Early Administration of Hypertonic-Hyperoncotic Hydroxyethyl Starch (HyperHES) Improves Cerebral Blood Flow and Outcome After Experimental Subarachnoid Hemorrhage in Rats.

Objective: Early cytotoxic brain edema may be a decisive factor that maintains cerebral malperfusion after subarachnoid hemorrhage (SAH). In addition, endothelial cell swelling may be an independent factor restricting cerebral blood flow (CBF) in a very early stage after SAH. Immediate and aggressive treatment may be able to restore CBF in this critical period.

Methods: Male Sprague-Dawley rats were subjected to SAH by the endovascular filament model and treated by a bolus of hyperoncotic-hypertonic hydroxyethyl starch (4 mL/kg body weight) immediately after vessel perforation and 150 minutes later (n = 12) or by the same amount of normal saline (n = 9). Mean arterial blood pressure, intracranial pressure, and local CBF over both hemispheres were continuously measured by laser-Doppler flowmetry. Neurologic assessment was performed 24 hours later. Hippocampal damage was assessed by hematoxylin-eosin and Caspase-3 staining.

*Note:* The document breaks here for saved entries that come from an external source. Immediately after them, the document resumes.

## Group independent weight-gradient GEMMs into one shared-grid wide-tile launch

Adds a grouped GEMM entry point that packs up to four independent split-K weight-gradient GEMMs into a single launch of the 256x256 wide-tile kernel. Each workgroup looks up which member it belongs to from per-member start offsets. The actor/critic backward plan is reordered so the layer-1 and deeper-layer dW GEMMs are adjacent and marked groupable. The aim is to cut launch overhead and tail underutilisation between small back-to-back GEMMs, at the cost of a separate ungrouped plan for bucketed backward and extra eligibility checks, with fallback to per-GEMM launches.

```diff
diff --git a/include/pulse_hip.h b/include/pulse_hip.h
--- a/include/pulse_hip.h
+++ b/include/pulse_hip.h
@@ -613,6 +613,8 @@
 
 int pulse_sizeof_gemm_desc(void);
 int pulse_gemm_f32(const pulse_gemm_desc* desc, pulse_stream_t s);
+int pulse_gemm_f32_group(const pulse_gemm_desc* descs, int n, pulse_stream_t s);
+int pulse_gemm_f32_group_shares_grid(const pulse_gemm_desc* descs, int n);
 int pulse_gemm_set_option(int key, int value);
 int pulse_gemm_set_debug_buffer(long long* device_buffer);
 int pulse_gemm_last_tile(void);
diff --git a/pulse_amd/_lib.py b/pulse_amd/_lib.py
--- a/pulse_amd/_lib.py
+++ b/pulse_amd/_lib.py
@@ -425,6 +425,8 @@
     "pulse_gae": (c_int, [P, P, P, P, c_int32, c_int32, c_int64, c_int64, c_float, c_float, P, P, P]),
     "pulse_sizeof_gemm_desc": (c_int, []),
     "pulse_gemm_f32": (c_int, [POINTER(GemmDesc), P]),
+    "pulse_gemm_f32_group": (c_int, [POINTER(GemmDesc), c_int, P]),
+    "pulse_gemm_f32_group_shares_grid": (c_int, [POINTER(GemmDesc), c_int]),
     "pulse_gemm_x3p": (c_int, [POINTER(GemmX3pDesc), P]),
     "pulse_gemm_x3p_row_tiles": (c_int, [c_int32, c_int32, c_int32]),
     "pulse_traj_step": (c_int, [POINTER(TrajStepArgs), P]),
diff --git a/pulse_amd/csrc/common.h b/pulse_amd/csrc/common.h
--- a/pulse_amd/csrc/common.h
+++ b/pulse_amd/csrc/common.h
@@ -69,10 +69,9 @@
 #define PULSE_SPLITK_XCD 1
 #endif
 struct WgMap { int id, bz, sp; };
-__device__ __forceinline__ WgMap map_workgroup(int ntile, int batch, int splitk) {
+__device__ __forceinline__ WgMap map_workgroup_at(int ntile, int batch, int splitk, int L, int bid, int z) {
     const int cnt = ntile * batch;
     if (PULSE_SPLITK_XCD && splitk > 1) {
-        const int L = blockIdx.y * gridDim.x + blockIdx.x;
         const int xcd = L & 7, q = L >> 3;
         if ((splitk & 7) == 0 && ((cnt * splitk) & 7) == 0) {
             const int g8 = splitk >> 3;
@@ -85,12 +84,13 @@
             return WgMap{rest % ntile, rest / ntile, sp};
         }
     }
-    const int bid = blockIdx.x;
     const int xcd = bid & 7, loc = bid >> 3;
     const int q8 = ntile >> 3, rr = ntile & 7;
     const int id = (xcd < rr ? xcd * (q8 + 1) : rr * (q8 + 1) + (xcd - rr) * q8) + loc;
-    const int z = blockIdx.y;
     return WgMap{id, z / splitk, z % splitk};
+}
+__device__ __forceinline__ WgMap map_workgroup(int ntile, int batch, int splitk) {
+    return map_workgroup_at(ntile, batch, splitk, blockIdx.y * gridDim.x + blockIdx.x, blockIdx.x, blockIdx.y);
 }
 
 long long* gemm_debug_buffer();
diff --git a/pulse_amd/csrc/gemm_api.hip b/pulse_amd/csrc/gemm_api.hip
--- a/pulse_amd/csrc/gemm_api.hip
+++ b/pulse_amd/csrc/gemm_api.hip
@@ -143,27 +143,8 @@
     const double cost_wide = wide_round * (double)((wt + 255) / 256);
     return cost_wide < cost_narrow;
 }
-}
-
-extern "C" {
-
-int pulse_sizeof_gemm_desc(void) { return (int)sizeof(pulse_gemm_desc); }
-
-int pulse_gemm_set_debug_buffer(long long* device_buffer) { g_dbg = device_buffer; return PULSE_OK; }
-
-int pulse_gemm_last_tile(void) { return g_last_tile; }
-int pulse_gemm_x3_mode(void) { return x3_mode(); }
-
-int pulse_gemm_set_option(int key, int value) {
-    PULSE_REQUIRE(key >= 0 && key < 16, "pulse_gemm_set_option: bad key");
-    g_opt[key] = value;
-    return PULSE_OK;
-}
-
-int pulse_gemm_f32(const pulse_gemm_desc* d, pulse_stream_t s) {
-    PULSE_REQUIRE(d != nullptr, "pulse_gemm_f32: null descriptor");
-    PULSE_REQUIRE(d->M >= 0 && d->N >= 0 && d->K >= 0, "pulse_gemm_f32: negative size");
-    if (d->M == 0 || d->N == 0 || d->batch == 0) return PULSE_OK;
+struct GemmPrep { bool akc, bkc, x3, bf, mask_on, half_tile; };
+int prepare_gemm(const pulse_gemm_desc* d, GemmArgs& g, GemmPrep& p) {
     PULSE_REQUIRE(d->A && d->B && d->C, "pulse_gemm_f32: null operand");
     PULSE_REQUIRE(d->batch >= 1 && d->split_k >= 1, "pulse_gemm_f32: batch / split_k must be >= 1");
     PULSE_REQUIRE((d->lda % 4) == 0 && (d->ldb % 4) == 0, "pulse_gemm_f32: lda / ldb must be multiples of 4 floats");
@@ -188,7 +169,6 @@
     PULSE_REQUIRE(d->split_k == 1 || (d->epilogue == 0 && d->activation == 0 && d->bias == nullptr),
                   "pulse_gemm_f32: split-K slabs carry no epilogue");
 
-    GemmArgs g;
     g.A = d->A; g.B = d->B; g.C = d->C; g.C2 = d->C2; g.bias = d->bias; g.aux = d->aux;
     g.M = d->M; g.N = d->N; g.K = d->K;
     g.lda = d->lda; g.ldb = d->ldb; g.ldc = d->ldc; g.ldc2 = d->ldc2; g.ldaux = d->ldaux;
@@ -218,6 +198,52 @@
     g.vec_epi = al16(d->C, d->ldc, d->stride_c) && (d->split_stride % 4) == 0 && (!d->aux || al16(d->aux, d->ldaux, d->stride_aux)) &&
                 (!d->C2 || al16(d->C2, d->ldc2, d->stride_c2)) && (!d->bias || al16(d->bias, 4, d->stride_bias));
     PULSE_REQUIRE(!mask_on || g.vec_epi, "pulse_gemm_f32: relu_mask needs 16-byte aligned C / pitches (a lane owns four columns of a mask word)");
+    p = GemmPrep{akc, bkc, x3, bf, mask_on, half_tile};
+    return PULSE_OK;
+}
+
+bool group_shares_grid(const pulse_gemm_desc* descs, int n, GemmArgs* gs) {
+    static const bool env_off = [] { const char* e = getenv("PULSE_GEMM_GROUP"); return e && e[0] == '0'; }();
+    const int mode = g_opt[10];
+    if (n < 2 || mode == 1 || env_off || g_dbg != nullptr) return false;
+    for (int i = 0; i < n; ++i) {
+        const pulse_gemm_desc* d = &descs[i];
+        GemmPrep p;
+        if (!(d->M > 0 && d->N > 0 && d->K >= 0 && d->batch > 0) || prepare_gemm(d, gs[i], p) != PULSE_OK) return false;
+        if (!(p.x3 && !p.akc && !p.bkc && !p.half_tile && !p.mask_on && d->epilogue == PULSE_EPI_BIAS_ACT && d->activation == PULSE_ACT_NONE &&
+              d->bias == nullptr && d->C2 == nullptr && (d->split_k > 1 || d->rowsum != nullptr) && x3_wide_tile(gs[i], d->lda, d->ldb, false, false)))
+            return false;
+        const long long wgs = (long long)((d->M + WIDE_TILE - 1) / WIDE_TILE) * ((d->N + WIDE_TILE - 1) / WIDE_TILE) * d->batch * d->split_k;
+        if (mode != 2 && (wgs % 256) != 0) return false;
+    }
+    return true;
+}
+}
+
+extern "C" {
+
+int pulse_sizeof_gemm_desc(void) { return (int)sizeof(pulse_gemm_desc); }
+
+int pulse_gemm_set_debug_buffer(long long* device_buffer) { g_dbg = device_buffer; return PULSE_OK; }
+
+int pulse_gemm_last_tile(void) { return g_last_tile; }
+int pulse_gemm_x3_mode(void) { return x3_mode(); }
+
+int pulse_gemm_set_option(int key, int value) {
+    PULSE_REQUIRE(key >= 0 && key < 16, "pulse_gemm_set_option: bad key");
+    g_opt[key] = value;
+    return PULSE_OK;
+}
+
+int pulse_gemm_f32(const pulse_gemm_desc* d, pulse_stream_t s) {
+    PULSE_REQUIRE(d != nullptr, "pulse_gemm_f32: null descriptor");
+    PULSE_REQUIRE(d->M >= 0 && d->N >= 0 && d->K >= 0, "pulse_gemm_f32: negative size");
+    if (d->M == 0 || d->N == 0 || d->batch == 0) return PULSE_OK;
+    GemmArgs g;
+    GemmPrep p;
+    const int rc_prep = prepare_gemm(d, g, p);
+    if (rc_prep != PULSE_OK) return rc_prep;
+    const bool akc = p.akc, bkc = p.bkc, half_tile = p.half_tile, mask_on = p.mask_on, bf = p.bf, x3 = p.x3;
     g_last_tile = half_tile ? 64 : 128;
     if (x3 && akc && d->N <= 96 && d->epilogue == PULSE_EPI_BIAS_ACT && d->activation <= PULSE_ACT_RELU && d->C2 == nullptr && d->split_k == 1 &&
         d->rowsum == nullptr && !mask_on && g_dbg == nullptr && g_opt[6] == 0 && !g_skinny_unavailable && !skinny_env_off() &&
@@ -260,6 +286,27 @@
     return launch_gemm_mfma32(g, akc, bkc, extra_lds, as_stream(s));
 }
 
+int pulse_gemm_f32_group(const pulse_gemm_desc* descs, int n, pulse_stream_t s) {
+    PULSE_REQUIRE(descs != nullptr, "pulse_gemm_f32_group: null descriptors");
+    PULSE_REQUIRE(n >= 1 && n <= 4, "pulse_gemm_f32_group: 1 .. 4 members");
+    GemmArgs gs[4];
+    if (group_shares_grid(descs, n, gs)) {
+        const int rc = launch_gemm_x3w_group(gs, n, as_stream(s));
+        if (rc != kWideTileUnavailable) { g_last_tile = 256; return rc; }
+        g_wide_unavailable = true;
+    }
+    for (int i = 0; i < n; ++i) {
+        const int rc = pulse_gemm_f32(&descs[i], s);
+        if (rc != PULSE_OK) return rc;
+    }
+    return PULSE_OK;
+}
+
+int pulse_gemm_f32_group_shares_grid(const pulse_gemm_desc* descs, int n) {
+    GemmArgs gs[4];
+    return descs != nullptr && n >= 1 && n <= 4 && group_shares_grid(descs, n, gs) ? 1 : 0;
+}
+
 int pulse_reduce_slabs(const float* slabs, int32_t num_slabs, int64_t slab_stride, int64_t count, float* out, float scale,
                        pulse_stream_t s) {
     PULSE_REQUIRE(num_slabs >= 1 && count >= 0, "pulse_reduce_slabs: bad sizes");
diff --git a/pulse_amd/csrc/gemm_shared.h b/pulse_amd/csrc/gemm_shared.h
--- a/pulse_amd/csrc/gemm_shared.h
+++ b/pulse_amd/csrc/gemm_shared.h
@@ -77,6 +77,7 @@
 int launch_gemm_bf16c(const GemmArgs& g, bool akc, bool bkc, size_t extra_lds, hipStream_t stream);
 int launch_gemm_x3(const GemmArgs& g, bool akc, bool bkc, bool half_tile, size_t extra_lds, hipStream_t stream);
 int launch_gemm_x3w(const GemmArgs& g, bool akc, bool bkc, hipStream_t stream);
+int launch_gemm_x3w_group(const GemmArgs* gs, int n, hipStream_t stream);
 int launch_gemm_x3s(const GemmArgs& g, bool bkc, hipStream_t stream);
 
 }
diff --git a/pulse_amd/csrc/gemm_x3w.hip b/pulse_amd/csrc/gemm_x3w.hip
--- a/pulse_amd/csrc/gemm_x3w.hip
+++ b/pulse_amd/csrc/gemm_x3w.hip
@@ -164,14 +164,15 @@
 }
 
 template <bool AKC, bool BKC>
-__global__ void __launch_bounds__(256) __attribute__((amdgpu_waves_per_eu(1, 1))) gemm_x3w_kernel(const GemmArgs g) {
+__device__ __forceinline__ void gemm_x3w_body(const GemmArgs& g, const int L) {
     const int tid = threadIdx.x;
     const int lane = tid & 63;
     const int wave = __builtin_amdgcn_readfirstlane(tid >> 6);
     const int wm = wave >> 1, wn = wave & 1;
     const int half = lane >> 5;
     const int l31 = lane & 31;
-    const WgMap wg = map_workgroup(g.tiles_m * g.tiles_n, g.batch, g.splitk);
+    const int ntile = g.tiles_m * g.tiles_n;
+    const WgMap wg = map_workgroup_at(ntile, g.batch, g.splitk, L, L % ntile, L / ntile);
     const int id = wg.id;
     const int tm = id / g.tiles_n, tn = id - tm * g.tiles_n;
     const int m0 = tm * WT, n0 = tn * WT;
@@ -337,11 +338,49 @@
         }
     }
     if (g.dbg && tid == 0) {
-        long long* o = g.dbg + 8 * (blockIdx.y * gridDim.x + blockIdx.x);
+        long long* o = g.dbg + 8 * L;
         o[0] = dbg_c0; o[1] = dbg_w0; o[2] = dbg_c1; o[3] = dbg_w1; o[4] = clock64(); o[5] = wall_clock64(); o[6] = 0;
         asm volatile("s_waitcnt vmcnt(0)" ::: "memory");
         o[7] = wall_clock64();
     }
+}
+
+template <bool AKC, bool BKC>
+__global__ void __launch_bounds__(256) __attribute__((amdgpu_waves_per_eu(1, 1))) gemm_x3w_kernel(const GemmArgs g) {
+    gemm_x3w_body<AKC, BKC>(g, blockIdx.y * gridDim.x + blockIdx.x);
+}
+
+struct GemmGroupArgs {
+    GemmArgs g[4];
+    int first[4];
+};
+template <bool AKC, bool BKC>
+__global__ void __launch_bounds__(256) __attribute__((amdgpu_waves_per_eu(1, 1))) gemm_x3w_group_kernel(const GemmGroupArgs a) {
+    const int L = blockIdx.x;
+    const int mi = (L >= a.first[1] ? 1 : 0) + (L >= a.first[2] ? 1 : 0) + (L >= a.first[3] ? 1 : 0);
+    const GemmArgs& g = a.g[mi];
+    const int l = L - a.first[mi];
+    if (l >= g.tiles_m * g.tiles_n * g.batch * g.splitk) return;
+    gemm_x3w_body<AKC, BKC>(g, l);
+}
+
+int launch_gemm_x3w_group(const GemmArgs* gs, int n, hipStream_t stream) {
+    GemmGroupArgs a = {};
+    long long next = 0;
+    for (int i = 0; i < 4; ++i) {
+        a.first[i] = 0x7fffffff;
+        if (i >= n) continue;
+        GemmArgs& g = a.g[i];
+        g = gs[i];
+        g.tiles_m = (g.M + WT - 1) / WT;
+        g.tiles_n = (g.N + WT - 1) / WT;
+        a.first[i] = (int)next;
+        next = (next + (long long)g.tiles_m * g.tiles_n * g.batch * g.splitk + 7) & ~7LL;
+        if (next >= (1LL << 30)) return fail(PULSE_ERR_INVALID_ARG, "pulse_gemm_f32_group: too many workgroups");
+    }
+    const hipError_t e = launch_dyn_lds<gemm_x3w_group_kernel<false, false>>(dim3((unsigned)next), dim3(256), W_LDS, stream, a);
+    if (e != hipSuccess) { (void)hipGetLastError(); return kWideTileUnavailable; }
+    return check_launch("pulse_gemm_f32_group (256 x 256 tile)");
 }
 
 int launch_gemm_x3w(const GemmArgs& g0, bool akc, bool bkc, hipStream_t stream) {
diff --git a/pulse_amd/kernels.py b/pulse_amd/kernels.py
--- a/pulse_amd/kernels.py
+++ b/pulse_amd/kernels.py
@@ -147,23 +147,69 @@
     _launch_desc("pulse_gemm_f32", d, flops, tag, stream, _x3w_tag)
 
 
+def make_gemm_group(members):
+    if not 1 <= len(members) <= 4:
+        raise ValueError("a GEMM group has 1 .. 4 members")
+    arr = (GemmDesc * len(members))(*[m[0] for m in members])
+    return arr, float(sum(m[1] for m in members)), members[0][2]
+
+
+def launch_gemm_group(arr, flops=0.0, tag="x3_dw", stream=None):
+    if not PROFILER.enabled:
+        return _launch("pulse_gemm_f32_group", arr, len(arr), st=stream)
+    ev0, ev1 = PROFILER._event(), PROFILER._event()
+    ev0.record()
+    _launch("pulse_gemm_f32_group", arr, len(arr), st=stream)
+    ev1.record()
+    PROFILER.records.append((ev0, ev1, flops, _x3w_tag(tag)))
+
+
+def gemm_group(members):
+    launch_gemm_group(*make_gemm_group(members))
+
+
+def gemm_group_shares_grid(members):
+    descs = [m[0] if isinstance(m, tuple) else m for m in members]
+    if not 1 <= len(descs) <= 4:
+        return False
+    return bool(_entry("pulse_gemm_f32_group_shares_grid")((GemmDesc * len(descs))(*descs), len(descs)))
+
+
+_plain_launch_gemm = launch_gemm
+
+
 def gemm(A, B, C, **kw):
     launch_gemm(*make_gemm_desc(A, B, C, **kw))
 
 
 class Plan:
 
-    GEMM, CALL, GEMM_X3P, PARTIAL_REDUCE = 0, 1, 2, 3
+    GEMM, CALL, GEMM_X3P, PARTIAL_REDUCE, GEMM_GROUPABLE = 0, 1, 2, 3, 4
 
     def __init__(self, bf16=False):
         self.ops = []
         self.split = 0
         self.bf16 = bool(bf16)
         self.partial_reduces = []
+        self._groups = {}
 
     def gemm(self, A, B, C, **kw):
+        groupable = kw.pop("groupable", False)
         kw.setdefault("compute_bf16", self.bf16)
-        self.ops.append((Plan.GEMM,) + make_gemm_desc(A, B, C, **kw))
+        self.ops.append((Plan.GEMM_GROUPABLE if groupable else Plan.GEMM,) + make_gemm_desc(A, B, C, **kw))
+
+    def groups(self, start=0, stop=None):
+        ops, out = self.ops, []
+        stop = len(ops) if stop is None else min(stop, len(ops))
+        i = start
+        while i < stop:
+            j = i
+            while j < stop and j - i < 4 and ops[j][0] == Plan.GEMM_GROUPABLE:
+                j += 1
+            if j - i >= 2:
+                out.append((i, j))
+            i = max(j, i + 1)
+        return out
 
     def call(self, name, *args):
         self.ops.append((Plan.CALL, _entry(name), args, name))
@@ -211,9 +257,22 @@
 
     def run(self, start=0, stop=None, skip_partial_reduces=False):
         st = _stream()
-        GEMM, GEMM_X3P, CALL, check = self.GEMM, self.GEMM_X3P, self.CALL, _lib.check
-        for kind, what, args, tag in self.ops[start:stop]:
-            if kind == GEMM:
+        GEMM, GEMM_X3P, CALL, GROUPABLE, check = self.GEMM, self.GEMM_X3P, self.CALL, self.GEMM_GROUPABLE, _lib.check
+        ops = self.ops
+        i, stop = start, (len(ops) if stop is None else min(stop, len(ops)))
+        while i < stop:
+            kind, what, args, tag = ops[i]
+            i += 1
+            if kind == GROUPABLE and i < stop and ops[i][0] == GROUPABLE and launch_gemm is _plain_launch_gemm:
+                j = i
+                while j < stop and j - i < 3 and ops[j][0] == GROUPABLE:
+                    j += 1
+                grp = self._groups.get((i - 1, j))
+                if grp is None:
+                    grp = self._groups[(i - 1, j)] = make_gemm_group([op[1:] for op in ops[i - 1:j]])
+                launch_gemm_group(*grp, stream=st)
+                i = j
+            elif kind == GEMM or kind == GROUPABLE:
                 launch_gemm(what, args, tag, st)
             elif kind == GEMM_X3P:
                 launch_gemm_x3p(what, args, tag, st)
diff --git a/pulse_amd/learning/graph.py b/pulse_amd/learning/graph.py
--- a/pulse_amd/learning/graph.py
+++ b/pulse_amd/learning/graph.py
@@ -303,7 +303,7 @@
             else:
                 p.gemm(gz, x, book.slabs, M=lin.n, N=lin.k_phys, K=m, lda=ldg, ldb=x.stride(0), ldc=lin.w.pitch, a_layout=GEMM_OUT_CONTIG,
                        b_layout=GEMM_OUT_CONTIG, a_off=gzo, b_off=op["src_col"], c_off=lin.w.off, split_k=sl, split_stride=P,
-                       algo_n=lin.k_logical, rowsum=book.slabs, rowsum_off=lin.b.off)
+                       algo_n=lin.k_logical, rowsum=book.slabs, rowsum_off=lin.b.off, groupable=True)
             for (c0, c1, act, aux_name, aux_col) in op["grad_ranges"]:
                 gx = self.grad(op["src"])
                 epi, aux, aux_off, ldaux = EPI_BIAS_ACT, None, 0, 0
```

Results: Arterial blood gases and mean arterial blood pressure were not significantly different between the 2 groups. Intracranial pressure was significantly reduced in the treatment group (P < 0.05). Local CBF was significantly improved in the treatment group over both hemispheres (P < 0.05; 180 minutes after treatment, P < 0.01). There was a trend to better neurologic performance in the treatment group. The rate of injured neurons was significantly reduced in animals of the treatment group compared with controls (P < 0.01). The number of Caspase-3-positive neurons in the hippocampal CA1 field was not reduced.

Conclusions: In this study, the effects of very early and repeated treatment with a high-dose hyperoncotic-hypertonic hydroxyethyl starch were investigated. The results of this series show that this therapy can be highly effective to improve CBF and attenuate hippocampal cell damage in the early stage of SAH. Whether delayed cell death could be treated by longer therapy cannot be answered by this study. Because no differential diagnosis of the clinical suspicion of SAH prohibits the administration of hypertonic-hyperoncotic solutions, it may be useful as a first-tier preclinical therapy in suspected SAH and could even be used by emergency rescue services before the patient is admitted to a hospital.